(Beginning of Dataset excerpts)
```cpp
hipError_t launch_fold_planes16(const FoldPlanesArgs& a, int groups, hipStream_t s);
hipError_t launch_fold_scales16(const FoldScalesArgs& a, int groups, hipStream_t s);
hipError_t launch_split16_planes_group(const Split16PlanesArgs& a, int groups, hipStream_t s);
hipError_t launch_split16_planes_cat(const Split16CatArgs& a, hipStream_t s);
hipError_t launch_chain_refresh16(const ChainRefreshArgs& a, hipStream_t s);
hipError_t launch_linear_split16(const Split16LinearArgs& a, int groups, hipStream_t s);
void set_split16_clock_probe(uint64_t* out, int slots);
hipError_t launch_linear_act(const LinearArgs& a, int groups, hipStream_t s);
hipError_t launch_row_stats_chan(const RowStatsArgs& a, int groups, hipStream_t s);
hipError_t launch_marl_heads_finish(const HeadsFinishArgs& a, int groups, hipStream_t s);
hipError_t launch_split_planes_group(const SplitPlanesArgs& a, int groups, hipStream_t s);
hipError_t launch_linear_split(const SplitLinearArgs& a, int groups, hipStream_t s);
hipError_t launch_split_planes(const float* x, void* planes, int64_t rows, int K, int x_pitch, hipStream_t s);
hipError_t launch_row_stats(const RowStatsArgs& a, int groups, hipStream_t s);
hipError_t launch_layernorm(const LayerNormArgs& a, int groups, hipStream_t s);
hipError_t launch_marl_heads(const HeadsArgs& a, int groups, hipStream_t s);

}
```

### massive_marl_benchmark_amd/csrc/policy_kernels.hip

```cpp
#include "layer_common.h"
#include "mms_lane.h"
#include "policy_args.h"

namespace mms {

typedef float f32x16 __attribute__((ext_vector_type(16)));

constexpr int kTM = 128, kTN = 128;

constexpr int kBK = 32, kPitch = kBK + 4;
constexpr size_t kLinearLds = (size_t)2 * 2 * 128 * kPitch * sizeof(float);

template <int MI, bool BLOCKED = false>
__global__ void __launch_bounds__(256, 2) linear_act_kernel(LinearArgs a) {
    static_assert(!BLOCKED || MI == 1, "the blocked form holds one accumulator pair per wave");
    constexpr int TM = 64 * MI;
    extern __shared__ __attribute__((aligned(16))) float smem[];
    const int g = blockIdx.z;
    const float* __restrict__ X = a.x[g];
    const float* __restrict__ W = a.w[g];
    const float* __restrict__ Bv = a.b[g];
    float* __restrict__ Y = a.y[g];
    const int M = a.M, N = a.N, K = a.K;
    const int m0 = blockIdx.y * TM, n0 = blockIdx.x * kTN;
// ... 408 lines not shown
    const float* __restrict__ gamma = a.gamma[g];
    const float* __restrict__ beta = a.beta[g];
    float* y = a.y[g] + row * Kp;
    float v[PL];
#pragma unroll
    for (int i = 0; i < PL; i++) v[i] = (lane + 64 * i < K) ? x[lane + 64 * i] : 0.f;
    float mean, rstd;
    row_stats<PL>(v, K, lane, a.eps, mean, rstd);
    if (a.stats_only) {
        if (lane == 0) reinterpret_cast<float2*>(a.y[g])[row] = make_float2(mean, rstd);
        return;
    }
#pragma unroll
    for (int i = 0; i < PL; i++) {
        const int k = lane + 64 * i;
        if (k < K) y[k] = (v[i] - mean) * rstd * gamma[k] + beta[k];
        else if (k < Kp) y[k] = 0.f;
    }
}

constexpr int kHeadRows = 8;

__device__ __forceinline__ float log_density_const(float sd) { return (float)(log((double)sd) + 0.9189385332046727); }

template <int ROWS>
__global__ void __launch_bounds__(256) marl_heads_kernel(HeadsArgs a) {
    extern __shared__ __attribute__((aligned(16))) float s_w[];
    const int g = blockIdx.y, lane = threadIdx.x & 63, wave = threadIdx.x >> 6;
    const int H = a.H, A = a.A[g];
    const float* __restrict__ gamma = a.gamma[g];
    const float* __restrict__ beta = a.beta[g];
    for (int k = threadIdx.x; k < A * H; k += 256) s_w[k] = a.w[g][k];
    __syncthreads();
    const bool ln = a.eps >= 0.f;
    float gm[kLnPerLane], bt[kLnPerLane];
#pragma unroll
    for (int i = 0; i < kLnPerLane; i++) {
        const int k = lane + 64 * i;
        gm[i] = (ln && k < H) ? gamma[k] : 0.f;
        bt[i] = (ln && k < H) ? beta[k] : 0.f;
    }
    const float bias = (lane < A) ? a.b[g][lane] : 0.f;
    const float sd = (a.std[g] && lane < A) ? a.std[g][lane] : 0.f;
    const float lk = (a.std[g] && lane < A) ? log_density_const(sd) : 0.f;
    const int64_t row0 = ((int64_t)blockIdx.x * 4 + wave) * ROWS;
    for (int r = 0; r < ROWS; r++) {
        const int64_t row = row0 + r;
        if (row >= a.M) return;
        const float* __restrict__ h = a.h[g] + row * H;
        float v[kLnPerLane];
#pragma unroll
        for (int i = 0; i < kLnPerLane; i++) v[i] = (lane + 64 * i < H) ? h[lane + 64 * i] : 0.f;
        if (ln) {
            float mean, rstd;
            row_stats(v, H, lane, a.eps, mean, rstd);
#pragma unroll
            for (int i = 0; i < kLnPerLane; i++) v[i] = (v[i] - mean) * rstd * gm[i] + bt[i];
        }
        float mine = 0.f;
        for (int j = 0; j < A; j++) {
            const float* wj = s_w + j * H;
            float p = 0.f;
#pragma unroll
            for (int i = 0; i < kLnPerLane; i++) if (lane + 64 * i < H) p += v[i] * wj[lane + 64 * i];
            p = wave_all_sum(p);
            if (lane == j) mine = p;
        }
        mine += bias;
        float* out = a.out[g] + row * a.out_pitch[g];
        if (a.std[g] == nullptr) {
            if (lane < A) out[lane] = mine;
            continue;
        }
        const int64_t c = a.counters[g] ? a.counters[g][row] : 0;
        if (lane < A) {
            const float z = rand_normal(a.seed + (uint64_t)g, (uint64_t)(a.row_offset + row), (uint64_t)c, (uint32_t)lane);
            out[lane] = mine + sd * z;
            if (a.logp[g]) a.logp[g][row * a.out_pitch[g] + lane] = fmaf(-0.5f * z, z, -lk);
        }
        if (lane == 0 && a.counters[g]) a.counters[g][row] = c + 1;
    }
}

__global__ void __launch_bounds__(256) row_stats_kernel(RowStatsArgs a) {
    const int g = blockIdx.y;
    const int64_t row = (int64_t)blockIdx.x * 256 + threadIdx.x;
    if (row >= a.M) return;
    const float2* part = reinterpret_cast<const float2*>(a.part[g]);
    float sum = 0.f, sq = 0.f;
    for (int k = 0; k < a.slots; k++) {
        const float2 p = part[(size_t)k * a.M + row];
        sum += p.x;
        sq += p.y;
    }
    const float inv = 1.0f / (float)a.width;
    const float mean = sum * inv;
    const float var = fmaxf(sq * inv - mean * mean, 0.f);
    reinterpret_cast<float2*>(a.stat[g])[row] = make_float2(mean, 1.0f / sqrtf(var + a.eps));
}

__device__ __forceinline__ void chan_combine(const float2* part, int64_t M, int64_t row, int slots, float& mean, float& m2) {
    float sum = 0.f;
    m2 = 0.f;
    if (slots <= 16) {
        float2 p[16];
#pragma unroll
        for (int k = 0; k < 16; k++) p[k] = (k < slots) ? part[(size_t)k * M + row] : make_float2(0.f, 0.f);
#pragma unroll
        for (int k = 0; k < 16; k++) sum += p[k].x;
        mean = sum / (64.f * (float)slots);
#pragma unroll
        for (int k = 0; k < 16; k++)
            if (k < slots) {
                const float d = p[k].x * (1.f / 64.f) - mean;
                m2 += p[k].y + 64.f * d * d;
            }
        return;
    }
    for (int k = 0; k < slots; k++) sum += part[(size_t)k * M + row].x;
    mean = sum / (64.f * (float)slots);
    for (int k = 0; k < slots; k++) {
        const float2 p = part[(size_t)k * M + row];
        const float d = p.x * (1.f / 64.f) - mean;
        m2 += p.y + 64.f * d * d;
    }
}

__global__ void __launch_bounds__(256) row_stats_chan_kernel(RowStatsArgs a) {
    const int g = blockIdx.y;
    const int64_t row = (int64_t)blockIdx.x * 256 + threadIdx.x;
    if (row >= a.M) return;
    float mean, m2;
    chan_combine(reinterpret_cast<const float2*>(a.part[g]), a.M, row, a.slots, mean, m2);
    reinterpret_cast<float2*>(a.stat[g])[row] = make_float2(mean, 1.0f / sqrtf(m2 / (float)a.width + a.eps));
}

hipError_t launch_row_stats_chan(const RowStatsArgs& a, int groups, hipStream_t s) {
    if (a.M == 0 || groups == 0) return hipSuccess;
    hipLaunchKernelGGL(row_stats_chan_kernel, dim3((unsigned)((a.M + 255) / 256), groups), dim3(256), 0, s, a);
    return hipGetLastError();
}

__global__ void __launch_bounds__(256) marl_heads_finish_kernel(HeadsFinishArgs a) {
    __shared__ float s_lk[16];
    const int g = blockIdx.y;
    const int A = a.A[g];
    if (a.std[g] && (int)threadIdx.x < A) s_lk[threadIdx.x] = log_density_const(a.std[g][threadIdx.x]);
    __syncthreads();
    const int64_t row = (int64_t)blockIdx.x * 256 + threadIdx.x;
    if (row >= a.M) return;
    float mean, m2;
    chan_combine(reinterpret_cast<const float2*>(a.part[g]), a.M, row, a.slots, mean, m2);
    const float rstd = 1.0f / sqrtf(m2 / (float)a.width + a.eps);
    float* out = a.out[g] + row * a.out_pitch[g];
    const int64_t c = (a.std[g] && a.counters[g]) ? a.counters[g][row] : 0;
    float dots[16];
#pragma unroll
    for (int j = 0; j < 16; j++) dots[j] = 0.f;
    const float4* hp = reinterpret_cast<const float4*>(a.head_part[g]);
    const int HQ = (A + 3) >> 2;
#pragma unroll 8
    for (int k = 0; k < a.slots; k++) {
#pragma unroll
        for (int q = 0; q < 4; q++)
            if (4 * q < A) {
                const float4 v = hp[((size_t)k * a.M + row) * HQ + q];
// ... 54 lines not shown
```

### massive_marl_benchmark_amd/csrc/split16_kernels.hip

```cpp
#include <type_traits>

#include "layer_common.h"
#include "planes16_lane.h"
#include "policy_args.h"

namespace mms {

typedef _Float16 f16x8 __attribute__((ext_vector_type(8)));
typedef _Float16 f16x4 __attribute__((ext_vector_type(4)));
typedef float f32x4 __attribute__((ext_vector_type(4)));
typedef uint32_t u32x4_16 __attribute__((ext_vector_type(4)));

template <bool ALIGNED>
__global__ void __launch_bounds__(256) split16_planes_kernel(Split16PlanesArgs a, int KC, int P) {
    const int g = blockIdx.y;
    const float* __restrict__ x = a.x[g];
    uint8_t* __restrict__ out = reinterpret_cast<uint8_t*>(a.planes[g]);
    const int lane = threadIdx.x & 63;
    int K = a.K, pitch = a.x_pitch;
    int64_t rows = a.rows;
    if (a.per_group) {
        K = a.K_g[g];
        pitch = K;
        rows = a.rows_g[g];
        KC = (K + 31) / 32;
        P = 1;
        while (P < KC * 4 && P < 64) P <<= 1;
        if (rows == 0) return;
    }
    const int sub = lane & (P - 1), rpw = 64 / P;
    const int64_t row_raw = ((int64_t)blockIdx.x * 4 + (threadIdx.x >> 6)) * rpw + lane / P;
    const bool live = row_raw < rows;
    const int64_t row = live ? row_raw : rows - 1;
    const float* src = x + row * (int64_t)pitch;
    const int pieces = KC * 4;
    auto load8 = [&](int p, float* v) {
        const int k0 = p * 8;
        if (ALIGNED && k0 + 8 <= K) {
            const float4 q0 = *reinterpret_cast<const float4*>(src + k0), q1 = *reinterpret_cast<const float4*>(src + k0 + 4);
            v[0] = q0.x; v[1] = q0.y; v[2] = q0.z; v[3] = q0.w; v[4] = q1.x; v[5] = q1.y; v[6] = q1.z; v[7] = q1.w;
        } else {
#pragma unroll
            for (int j = 0; j < 8; j++) v[j] = (k0 + j < K) ? src[k0 + j] : 0.f;
        }
    };
    float big = 0.f, sum = 0.f, asum = 0.f;
    for (int p = sub; p < pieces; p += P) {
        float v[8];
        load8(p, v);
#pragma unroll
        for (int j = 0; j < 8; j++) { big = fmaxf(big, fabsf(v[j])); sum += v[j]; asum += fabsf(v[j]); }
    }
    for (int m = P >> 1; m >= 1; m >>= 1) {
        big = fmaxf(big, __shfl_xor(big, m, 64));
        sum += __shfl_xor(sum, m, 64);
        asum += __shfl_xor(asum, m, 64);
    }
    const float mean = sum / (float)K;
    float scale, inv;
    pow2_scale(big, scale, inv);
    float m2 = 0.f;
    for (int p = sub; p < pieces; p += P) {
        float v[8];
        load8(p, v);
        f16x8 hi, lo;
#pragma unroll
        for (int j = 0; j < 8; j++) {
            const float t = v[j] * scale;
            hi[j] = (_Float16)t;
            lo[j] = (_Float16)planes16_lo(t, (float)hi[j]);
            const float d = (p * 8 + j < K) ? v[j] - mean : 0.f;
            m2 += d * d;
        }
        if (live) {
            uint8_t* dst = planes16_piece(out, row, KC, p);
            *reinterpret_cast<f16x8*>(dst) = hi;
            *reinterpret_cast<f16x8*>(dst + 64) = lo;
        }
    }
    if (a.stat[g])
        for (int m = P >> 1; m >= 1; m >>= 1) m2 += __shfl_xor(m2, m, 64);
    if (sub == 0 && live) {
        if (a.scale[g]) a.scale[g][row] = scale;
        if (a.inv[g]) a.inv[g][row] = inv;
        if (a.stat[g]) reinterpret_cast<float2*>(a.stat[g])[row] = make_float2(mean, 1.0f / sqrtf(m2 / (float)K + a.eps));
        if (a.l1[g]) a.l1[g][row] = asum;
    }
    if (live)
        for (int c = sub; c < a.nchains; c += P) {
            const float* ch = a.chain[g] + (size_t)c * a.L * 2;
            float bound = big;
            for (int l = 0; l < a.L; l++) {
                bound = chain_bound(ch[2 * l], bound, ch[2 * l + 1]);
                float sc, iv;
                pow2_scale(bound, sc, iv);
                a.chain_scale[g][((size_t)c * a.L + l) * rows + row] = sc;
                a.chain_inv[g][((size_t)c * a.L + l) * rows + row] = iv;
            }
        }
}
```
(End of Dataset excerpts)
§ Activity:
Copy every line of the entries in which "RowStatsArgs" can be found.

§ Solution to the exercise:
hipError_t launch_row_stats_chan(const RowStatsArgs& a, int groups, hipStream_t s);
hipError_t launch_row_stats(const RowStatsArgs& a, int groups, hipStream_t s);
__global__ void __launch_bounds__(256) row_stats_kernel(RowStatsArgs a) {
__global__ void __launch_bounds__(256) row_stats_chan_kernel(RowStatsArgs a) {
hipError_t launch_row_stats_chan(const RowStatsArgs& a, int groups, hipStream_t s) {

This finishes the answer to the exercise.